(Task description)
In the entries below, find the lines with the word "bool" and copy them.

○ ○ ○ ○

template <int CA, int CB, int CC, int TW>
struct McCfg {
    static constexpr int TH = 16;
    static constexpr int CIN = CA + CB + CC;
    static constexpr int CK = 2;
    static constexpr int NG = cdiv_(CIN, CK);
    static constexpr int IR = TH + 4, PI = TW + 4;
// ... 1636 lines not shown
        for (int gi = 0; gi < C::GW2; ++gi) acc2[gi] = (f32x4){0.f, 0.f, 0.f, 0.f};
        mfma_pairs<C::GW2>(acc2, lds, boff2, MID, MPLANE, PM, F_A2 + 24 * 64, kFeat / 2, lane);
        mfma_pairs<C::GW2>(acc2, lds, boff2, MID + kFeat * MPLANE, MPLANE, PM, F_A2S, kState / 2, lane);
        store(a.dst[1], 2 * q, acc2);
    }
    {
        f32x4 acc2[C::GW2];
#pragma unroll
        for (int gi = 0; gi < C::GW2; ++gi) acc2[gi] = (f32x4){0.f, 0.f, 0.f, 0.f};
        mfma_pairs<C::GW2>(acc2, lds, boff2, MID + kFeat * MPLANE, MPLANE, PM, F_A2S + 6 * 64, kState / 2, lane, 6);
        if (q == 0) store(x.dst, 0, acc2);
    }
}

template <int WX>
struct DnCfg {
    static constexpr int WY = 4 / WX;
    static constexpr int TH = 16, TW = 16 * WX;
    static constexpr int R = TH / WY;
    static constexpr int NWIN = R + 2;
    static constexpr int IR = 2 * TH + 6;
    static constexpr int IC = 2 * TW + 6;
    static constexpr int PI = IC | 1;
    static constexpr int PLANE = IR * PI;
    static constexpr int PLANE_P = PLANE + 64;
    static constexpr int NT = 256;
    static constexpr int NL = cdiv_(IR * IC, NT);
};

template <int WX, bool ALL>
__global__ __launch_bounds__(256, 2) void k_down_mfma(Src in, Dst out, const float* __restrict__ afr ,
                                                       const float* __restrict__ bias, int Hin, int Win, SyncHook hook) {
    using C = DnCfg<WX>;
    sync_hook_begin(hook);
    __shared__ float lds[(ALL ? kFeat : 2) * C::PLANE_P];
    const int tid = threadIdx.x, lane = tid & 63;
    const int wave = __builtin_amdgcn_readfirstlane(tid >> 6);
    const int n = lane & 15, q = lane >> 4;
    const int wx = wave % WX, wy = wave / WX;
    const TileId tl = xcd_tile();
    const int b = tl.z;
    const int X0 = tl.x * C::TW, Y0 = tl.y * C::TH;
    const int Hout = Hin / 2, Wout = Win / 2;

    unsigned gofb[C::NL];
    int lofw[C::NL];
#pragma unroll
    for (int i = 0; i < C::NL; ++i) {
        const int e = tid + i * C::NT;
        const int ir = e / C::IC, ic = e - ir * C::IC;
        const int y = 2 * Y0 - 3 + ir, x = 2 * X0 - 3 + ic;
        const bool inr = e < C::IR * C::IC;
        const bool ok = inr && y >= 0 && y < Hin && x >= 0 && x < Win;
        gofb[i] = ok ? 4u * (unsigned)(y * Win + x) : 0u;
        lofw[i] = ok ? ir * C::PI + ic : C::PLANE + lane;
        if (inr && !ok) {
#pragma unroll
            for (int pl = 0; pl < (ALL ? kFeat : 2); ++pl) lds[pl * C::PLANE_P + ir * C::PI + ic] = 0.f;
        }
    }
    const float* const base = in.p + (long)b * in.sb;
    float stage[C::NL], afrag_next[8];
    auto fetch = [&](int ci) {
        unsigned off[C::NL], aoff = 4u * lane;
#pragma unroll
        for (int i = 0; i < C::NL; ++i) {
            off[i] = gofb[i];
// ... 21 lines not shown
        for (int kx = 0; kx < 8; ++kx) afrag_next[kx] = afr[kx * 64 + lane];
#pragma unroll
        for (int c = 0; c < kFeat; ++c)
#pragma unroll
            for (int i = 0; i < C::NL; ++i) lds[c * C::PLANE_P + lofw[i]] = st[c][i];
        __syncthreads();
    } else {
        fetch(0);
    }
#pragma unroll
    for (int ci = 0; ci < kFeat; ++ci) {
        float* t = lds + (ALL ? ci : (ci & 1)) * C::PLANE_P;
#ifndef HN_DN_ABL
#define HN_DN_ABL 0
#endif
        if (!ALL && !((HN_DN_ABL & 2) && ci >= 2)) {
#pragma unroll
            for (int i = 0; i < C::NL; ++i) t[lofw[i]] = stage[i];
        }
        float afrag[8];
#pragma unroll
        for (int kx = 0; kx < 8; ++kx) afrag[kx] = afrag_next[kx];
        if (!ALL) {
            if (!((HN_DN_ABL & 4) && ci >= 2)) __syncthreads();
            if (ci + 1 < kFeat && !((HN_DN_ABL & 1) && ci >= 1)) fetch(ci + 1);
        } else if (ci + 1 < kFeat) {
#pragma unroll
            for (int kx = 0; kx < 8; ++kx) afrag_next[kx] = afr[((ci + 1) * 8 + kx) * 64 + lane];
        }
        float bv[2][C::NWIN];
#pragma unroll
        for (int wr = 0; wr < C::NWIN; ++wr) bv[0][wr] = t[bbase + 2 * wr * C::PI];
        __builtin_amdgcn_sched_barrier(0);
#pragma unroll
        for (int kx = 0; kx < 8; ++kx) {
            if (kx + 1 < 8) {
#pragma unroll
                for (int wr = 0; wr < C::NWIN; ++wr) bv[(kx + 1) & 1][wr] = t[bbase + 2 * wr * C::PI + kx + 1];
            }
#pragma unroll
            for (int wr = 0; wr < C::NWIN; ++wr) acc[wr] = mfma4(afrag[kx], bv[kx & 1][wr], acc[wr]);
            interleave_mfma_dsread<C::NWIN>();
            __builtin_amdgcn_sched_barrier(0);
        }
    }
    const int X = X0 + 16 * wx + n;
    const float b0 = bias[2 * q], b1 = bias[2 * q + 1];
    if (X < Wout) {
#pragma unroll
        for (int r = 0; r < C::R; ++r) {
            const int Y = Y0 + wy * C::R + r;
            if (Y < Hout) {
                float* p = out.p + (long)b * out.sb + (long)(2 * q) * out.sc + (long)Y * Wout + X;
                p[0] = acc[r][0] + acc[r + 2][1] + b0;
                p[out.sc] = acc[r][2] + acc[r + 2][3] + b1;
            }
        }
    }
}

○ ○ ○ ○

(Solution to this problem)
template <int WX, bool ALL>
        const bool inr = e < C::IR * C::IC;
        const bool ok = inr && y >= 0 && y < Hin && x >= 0 && x < Win;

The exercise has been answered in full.